TASK DESCRIPTION — Filter these entries down to lines holding "outx".

LISTED RECORDS —
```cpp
struct EdgeGradOut {
  const float* xown;
  int64_t ldxo;
  float* eg0;
  float* eg1;
  float* dp_part;
};
static int agg_common(const stag_csr* csr, const stag_plan* plan, const float* x, int64_t ldx,
                      int32_t D, const stag_noise_spec* spec, int32_t reduce, const float* src_scale,
                      const float* dst_scale, float* out, int64_t ldo, float* norm_scale_out,
                      int nout, float* const* extra, int mc, uint64_t mc_stride, void* stream,
                      const EdgeGradOut* eg = nullptr) {
  int rc = check_csr(csr);
  if (rc) return rc;
  rc = check_spec(spec, csr->n_edges, D);
  if (rc) return rc;
  if (D <= 0 || (ldx != 0 && ldx < D) || ldo < D) return STAG_EINVAL;
  if (reduce != STAG_REDUCE_SUM && reduce != STAG_REDUCE_MEAN) return STAG_EINVAL;
  if (csr->n_dst == 0) return STAG_OK;
  if (!out && !norm_scale_out && !eg) return STAG_EINVAL;
  if (csr->n_edges > 0 && !x) return STAG_EINVAL;

  AggArgs a{};
  a.indptr = csr->indptr; a.indices = csr->indices; a.eid = csr->eid; a.nidx = csr->nidx;
  a.n_rows = csr->n_dst;
  a.x = x; a.ldx = ldx; a.D = D;
  a.ldxb = (uint32_t)(ldx * 4); a.ldwb = (uint32_t)D * 4u;
  {
    const uint64_t xbytes = (uint64_t)csr->n_src * (uint64_t)ldx * 4u;
    const uint64_t wbytes = (uint64_t)csr->n_edges * (uint64_t)D * 4u;
    const bool x_narrow = xbytes < (1ull << 32) && csr->n_src < (1 << 24) && (uint64_t)ldx * 4u < (1u << 24);
    const bool w_narrow = wbytes < (1ull << 32) && csr->n_edges < (1 << 24) && (uint64_t)D * 4u < (1u << 24);
    a.wide = (x_narrow ? 0 : 1) | (w_narrow ? 0 : 2);
    a.x_bytes = x_narrow ? (uint32_t)(ldx == 0 ? (uint64_t)D * 4u : xbytes) : 0u;
  }
  const bool logs = spec->kind == STAG_NOISE_NORMAL && spec->p1_log;
  a.p0 = spec->p0; a.p1 = spec->p1; a.p0s = spec->p0_scalar; a.p1s = logs ? expf(spec->p1_scalar) : spec->p1_scalar;
  a.pmode = spec->kind >= STAG_NOISE_NORMAL ? spec->param_mode : 0;
  a.relu = (spec->relu ? kFlagRelu : 0) | (spec->deriv << kDerivShift) | (logs ? kFlagLogScale : 0);
  a.in_norm = spec->in_norm;
  a.wgroup = (spec->kind == STAG_NOISE_EXPLICIT && spec->group > 1) ? spec->group : 1;
  if (a.wgroup > 1 && (D % a.wgroup != 0 || spec->in_norm)) return STAG_EINVAL;
  a.key = make_key(spec);
  a.pos_lo = (uint32_t)((uint64_t)spec->pos_base & 0xFFFFFFFFull);
  a.pos_hi = (uint32_t)((uint64_t)spec->pos_base >> 32);
  a.chunk_base = (uint32_t)spec->chunk_base;
  if (spec->kind >= STAG_NOISE_NORMAL && (uint64_t)a.pos_lo + (uint64_t)csr->n_edges > (1ull << 32))
    return STAG_ENOSYS;
  a.src_scale = src_scale; a.dst_scale = dst_scale; a.mean = (reduce == STAG_REDUCE_MEAN);
  a.out = out; a.ldo = ldo; a.norm_scale_out = norm_scale_out;
  for (int o = 0; o + 1 < nout; ++o) a.outx[o] = extra[o];
  a.mc = mc; a.mc_stride = mc_stride;
  if (eg) {
    a.xown = eg->xown; a.ldxo = eg->ldxo; a.own_scale = dst_scale; a.eg0 = eg->eg0; a.eg1 = eg->eg1;
    a.dp_part = eg->dp_part;
  }

  const bool use_plan = plan && plan->n_units > 0;
  const bool has_segs = use_plan && plan->n_seg > 0;
  a.n_units = csr->n_dst;
  if (use_plan) {
    if (!plan->units || !aligned16(plan->units)) return STAG_EINVAL;
    a.units = a.units_plan = static_cast<const stag_unit*>(plan->units);
    a.n_units = plan->n_units;
    if (plan->n_heavy < 0 || plan->n_heavy > plan->n_units) return STAG_EINVAL;
    a.n_heavy = plan->n_heavy;
    if (plan->xcd_order && !(eg && eg->dp_part)) {
      const int64_t sh = plan->xcd_stride_heavy, sl = plan->xcd_stride_light;
      if (!aligned16(plan->xcd_order) || sh < 0 || sl < 0 || sh > plan->n_heavy || sl > plan->n_units ||
          STAG_XCD_STRIPES * (sh + sl) < plan->n_units || STAG_XCD_STRIPES * (sh + sl) > 0x7FFFFFFFll) return STAG_EINVAL;
      a.xcd = plan->xcd_order;
      a.units = reinterpret_cast<const stag_unit*>(plan->xcd_order + STAG_XCD_HEADER);
      a.walk.sh = (int32_t)sh;
      a.walk.sl = (int32_t)sl;
    }
  }
  if (has_segs) {
    if (!plan->long_rows || !plan->long_seg_ptr || !plan->workspace || !plan->seg_counters)
      return STAG_EINVAL;
    const size_t need = stag_plan_workspace_bytes(plan->n_seg, nout * D, spec->in_norm);
    if (plan->workspace_bytes < need) return STAG_ENOMEM;
    a.long_rows = plan->long_rows; a.long_seg_ptr = plan->long_seg_ptr;
    if (need >= (1ull << 32)) return STAG_ENOSYS;
    a.ws = plan->workspace; a.ws_stride = D * nout * (spec->in_norm ? 2 : 1); a.ws_bytes = (uint32_t)need;
    a.n_long = plan->n_long; a.seg_counters = plan->seg_counters; a.n_seg = plan->n_seg;
  }

  bool vec = (D % 4 == 0) && (ldx % 4 == 0) && (ldo % 4 == 0) && aligned16(x) && (!out || aligned16(out));
  if (norm_scale_out) vec = vec && aligned16(norm_scale_out);
  for (int o = 0; o + 1 < nout; ++o) vec = vec && aligned16(extra[o]);
  if (spec->kind == STAG_NOISE_EXPLICIT) vec = vec && aligned16(spec->p0);
  if (spec->kind >= STAG_NOISE_NORMAL && spec->param_mode != STAG_PARAM_SCALAR &&
      spec->param_mode != STAG_PARAM_PER_EDGE1)
    vec = vec && aligned16(spec->p0) && (!spec->p1 || aligned16(spec->p1));
  if (has_segs) vec = vec && aligned16(plan->workspace);
  if (eg && eg->xown) vec = vec && aligned16(eg->xown) && (eg->ldxo % 4 == 0);

  hipStream_t s = (hipStream_t)stream;
  auto launch = [&](const AggArgs& args) -> hipError_t {
    switch (spec->kind) {
      case STAG_NOISE_NONE: return agg_launch<kNone>(args, vec, s);
      case STAG_NOISE_EXPLICIT: return agg_launch<kExplicit>(args, vec, s);
      case STAG_NOISE_NORMAL: return agg_launch<kNormal>(args, vec, s);
      case STAG_NOISE_UNIFORM: return agg_launch<kUniform>(args, vec, s);
      default: return agg_launch<kBernoulli>(args, vec, s);
    }
  };
  if (launch(a) != hipSuccess) return STAG_EIO;
  return STAG_OK;
}

int stag_agg_fwd(const stag_csr* csr, const stag_plan* plan, const float* x, int64_t ldx,
                 int32_t D, const stag_noise_spec* spec, int32_t reduce, const float* src_scale,
                 const float* dst_scale, float* out, int64_t ldo, float* norm_scale_out,
                 void* stream) {
  return agg_common(csr, plan, x, ldx, D, spec, reduce, src_scale, dst_scale, out, ldo, norm_scale_out,
                    1, nullptr, 0, 0, stream);
// ... 426 lines not shown
```

Before: 11.53 billion.

## Add specialized plain forward kernel for scalar-param sampled noise aggregation

Adds a dedicated kernel path for the common forward case: scalar noise parameters, no per-edge params, no extra outputs, vector loads. The path walks edges two at a time, loads indices through a buffer resource, draws noise with packed two-wide float math, and accumulates in packed fp32 registers. The kernel is pinned to a fixed waves-per-EU target to control register pressure and occupancy. It adds more template instantiations and compiled files, and can be turned off with an environment variable.

```diff
diff --git a/stag_amd/csrc/agg_kernel.hpp b/stag_amd/csrc/agg_kernel.hpp
--- a/stag_amd/csrc/agg_kernel.hpp
+++ b/stag_amd/csrc/agg_kernel.hpp
@@ -1,6 +1,7 @@
 #pragma once
 #include "../../include/stag_hip.h"
 #include "noise.hpp"
+#include <stdlib.h>
 
 namespace stag {
 
@@ -64,6 +65,7 @@
   float* ws;
   int32_t ws_stride;
   uint32_t ws_bytes;
+  uint32_t idx_bytes;
 };
 
 __device__ __forceinline__ void load4(const float* p, int k0, int D, bool vec, float (&v)[4]) {
@@ -607,8 +609,11 @@
   }
 };
 
+template <int KIND, int LPE, bool RELU, class TEAM>
+__device__ __forceinline__ void plain_walk(const AggArgs& a, TEAM& T, int b, int pend, int len);
+
 template <int KIND, int LPE, bool VEC, int PEDGE, int SLOTS, int MULT, int NOUT = 1, bool MC = false, bool WN = false,
-          bool NULLS = false>
+          bool NULLS = false, int PLAIN = 0>
 __device__ __forceinline__ void agg_unit(const AggArgs& a, const int unit, const int c, const int sl,
                                          float (*dp_out)[4] = nullptr) {
   static_assert(LPE * SLOTS <= 64 && 64 % (LPE * SLOTS) == 0, "a unit's lanes stay inside one wave");
@@ -681,7 +686,10 @@
   const int pend = b + len;
   EdgeIdx<NB> I;
   EdgeRows<NB, PEDGE> R;
-  {
+  if constexpr (PLAIN != 0) {
+    static_assert(SLOTS == 1 && MULT == 1 && NOUT == 1 && PEDGE == 0 && VEC && BLK == 2, "the plain forward launch");
+    plain_walk<KIND, LPE, (PLAIN & 2) != 0>(a, T, b, pend, len);
+  } else {
     constexpr bool PREFETCH = STAG_IDX_PREFETCH && LPE <= ((KIND >= kNormal) ? STAG_PREFETCH_MAX_LPE : STAG_PREFETCH_MAX_LPE_MEM);
     if constexpr (SLOTS > 1) {
       constexpr int RB = SLOTS * NB;
@@ -1001,6 +1009,23 @@
 #ifndef STAG_AGG_LDS_BYTES
 #define STAG_AGG_LDS_BYTES 0
 #endif
+inline bool plain_launch_ok(const AggArgs& a, bool vec, int pedge) {
+  return vec && pedge == 0 && a.pmode == STAG_PARAM_SCALAR && !a.outx[0] && !a.dp_part && !a.mc && a.out &&
+         !a.src_scale && !a.in_norm && !a.nidx && (a.relu & ~(kFlagRelu | kFlagLogScale)) == 0 &&
+         (a.wide & 1) == 0 && a.x_bytes != 0 && a.idx_bytes != 0;
+}
+
+template <int KIND>
+void agg_launch_plain(const AggArgs& a, int lpe, bool walk, dim3 grid, hipStream_t s);
+
+inline bool plain_enabled() {
+#if defined(STAG_TRACE) || defined(STAG_EXP_NO_ROWS)
+  return false;
+#endif
+  const char* e = getenv("STAG_AGG_PLAIN");
+  return !(e && e[0] == '0' && e[1] == 0);
+}
+
 template <int KIND>
 inline void agg_launch_small(const AggArgs& a_in, bool vec, int tiles, hipStream_t s) {
   AggArgs a = a_in;
@@ -1103,6 +1128,12 @@
       return;
     }
   }
+  if constexpr (KIND >= kNormal && (LPE == 32 || LPE == 64)) {
+    if (plain_launch_ok(a, vec, pedge) && plain_enabled()) {
+      agg_launch_plain<KIND>(a, LPE, walk, grid, s);
+      return;
+    }
+  }
   if (walk) {
     if (vec) hipLaunchKernelGGL((agg_kernel<KIND, LPE, true, 0, 1, false, false, true>), grid, block, STAG_AGG_LDS_BYTES, s, a);
     else     hipLaunchKernelGGL((agg_kernel<KIND, LPE, false, 0, 1, false, false, true>), grid, block, STAG_AGG_LDS_BYTES, s, a);
diff --git a/stag_amd/csrc/agg_plain.hpp b/stag_amd/csrc/agg_plain.hpp
--- /dev/null
+++ b/stag_amd/csrc/agg_plain.hpp
@@ -0,0 +1,150 @@
+#pragma once
+#include "agg_kernel.hpp"
+
+namespace stag {
+
+#ifndef STAG_PLAIN_WAVES
+#define STAG_PLAIN_WAVES 7
+#endif
+
+typedef float f32x2_t __attribute__((ext_vector_type(2)));
+
+template <int KIND, bool RELU>
+__device__ __forceinline__ void plain_draw4(uint32_t c0, uint32_t c1, const PhiloxKey& key, f32x2_t p0, float p1,
+                                            f32x2_t (&w)[2]) {
+  uint32_t r[4];
+  philox4x32_10(c0, c1, key, r);
+  const f32x2_t s = {p1, p1};
+  if constexpr (KIND == kNormal) {
+    const f32x2_t z01 = f32x2_t{bm_cos(r[1]), bm_sin(r[1])} * bm_radius(r[0]);
+    const f32x2_t z23 = f32x2_t{bm_cos(r[3]), bm_sin(r[3])} * bm_radius(r[2]);
+    w[0] = __builtin_elementwise_fma(s, z01, p0);
+    w[1] = __builtin_elementwise_fma(s, z23, p0);
+  } else if constexpr (KIND == kUniform) {
+    w[0] = __builtin_elementwise_fma(s, f32x2_t{u01(r[0]), u01(r[1])}, p0);
+    w[1] = __builtin_elementwise_fma(s, f32x2_t{u01(r[2]), u01(r[3])}, p0);
+  } else {
+    w[0] = f32x2_t{u01(r[0]) < p0.x ? 1.0f : 0.0f, u01(r[1]) < p0.y ? 1.0f : 0.0f};
+    w[1] = f32x2_t{u01(r[2]) < p0.x ? 1.0f : 0.0f, u01(r[3]) < p0.y ? 1.0f : 0.0f};
+  }
+  if constexpr (RELU) {
+    w[0] = __builtin_elementwise_max(w[0], f32x2_t{0.f, 0.f});
+    w[1] = __builtin_elementwise_max(w[1], f32x2_t{0.f, 0.f});
+  }
+}
+
+template <int KIND, int LPE, bool RELU, class TEAM>
+__device__ __forceinline__ void plain_walk(const AggArgs& a, TEAM& T, const int b, const int pend, const int len) {
+  const __amdgpu_buffer_rsrc_t ri =
+      __builtin_amdgcn_make_buffer_rsrc(const_cast<int32_t*>(a.indices), 0, (int)a.idx_bytes, 0x00020000);
+  f32x2_t p0 = {a.p0s, a.p0s};
+  asm volatile("" : "+v"(p0));
+  const float p1 = KIND == kUniform ? a.p1s - a.p0s : a.p1s;
+  const uint32_t pos1 = a.pos_lo + 1u;
+  f32x2_t s01 = {0.f, 0.f}, s23 = {0.f, 0.f}, c01 = {0.f, 0.f}, c23 = {0.f, 0.f};
+  const int pend1 = pend - 1;
+  for (int p = b; p < pend; p += 2) {
+    const bool two = p < pend1;
+#if STAG_LOAD_PRIO
+    __builtin_amdgcn_s_setprio(3);
+#endif
+    const int u0 = (int)__builtin_amdgcn_raw_buffer_load_b32(ri, p << 2, 0, 0);
+    int u1;
+    if (two) u1 = (int)__builtin_amdgcn_raw_buffer_load_b32(ri, (p << 2) + 4, 0, 0);
+    uint32_t n0 = a.pos_lo + (uint32_t)p, n1 = pos1 + (uint32_t)p;
+    asm volatile("" : "+v"(n0));
+    asm volatile("" : "+v"(n1));
+    u32x4_t x1;
+    const u32x4_t x0 = __builtin_amdgcn_raw_buffer_load_b128(T.rx, (int)(__umul24((uint32_t)u0, a.ldxb) + T.koff), 0, STAG_X_AUX);
+    if (two) x1 = __builtin_amdgcn_raw_buffer_load_b128(T.rx, (int)(__umul24((uint32_t)u1, a.ldxb) + T.koff), 0, STAG_X_AUX);
+#if STAG_LOAD_PRIO
+    if (len > STAG_PRIO_MIN_LEN) __builtin_amdgcn_s_setprio(2); else __builtin_amdgcn_s_setprio(0);
+#endif
+    f32x2_t w0[2], w1[2];
+    plain_draw4<KIND, RELU>(n0, T.c1, T.key, p0, p1, w0);
+    if (two) plain_draw4<KIND, RELU>(n1, T.c1, T.key, p0, p1, w1);
+    const f32x2_t zero = {0.f, 0.f};
+    f32x2_t t01 = __builtin_elementwise_fma(w0[0], f32x2_t{__uint_as_float(x0.x), __uint_as_float(x0.y)}, zero);
+    f32x2_t t23 = __builtin_elementwise_fma(w0[1], f32x2_t{__uint_as_float(x0.z), __uint_as_float(x0.w)}, zero);
+    if (two) {
+      asm volatile("" ::: "memory");
+      t01 = __builtin_elementwise_fma(w1[0], f32x2_t{__uint_as_float(x1.x), __uint_as_float(x1.y)}, t01);
+      t23 = __builtin_elementwise_fma(w1[1], f32x2_t{__uint_as_float(x1.z), __uint_as_float(x1.w)}, t23);
+    }
+    if (T.kahan) {
+      const f32x2_t y01 = t01 - c01, y23 = t23 - c23;
+      const f32x2_t n01 = s01 + y01, n23 = s23 + y23;
+      c01 = (n01 - s01) - y01; c23 = (n23 - s23) - y23;
+      s01 = n01; s23 = n23;
+    } else {
+      s01 += t01; s23 += t23;
+    }
+  }
+  T.acc[0] = s01.x; T.acc[1] = s01.y; T.acc[2] = s23.x; T.acc[3] = s23.y;
+}
+
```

SOLUTION FOR THIS TASK —
  for (int o = 0; o + 1 < nout; ++o) a.outx[o] = extra[o];
+  return vec && pedge == 0 && a.pmode == STAG_PARAM_SCALAR && !a.outx[0] && !a.dp_part && !a.mc && a.out &&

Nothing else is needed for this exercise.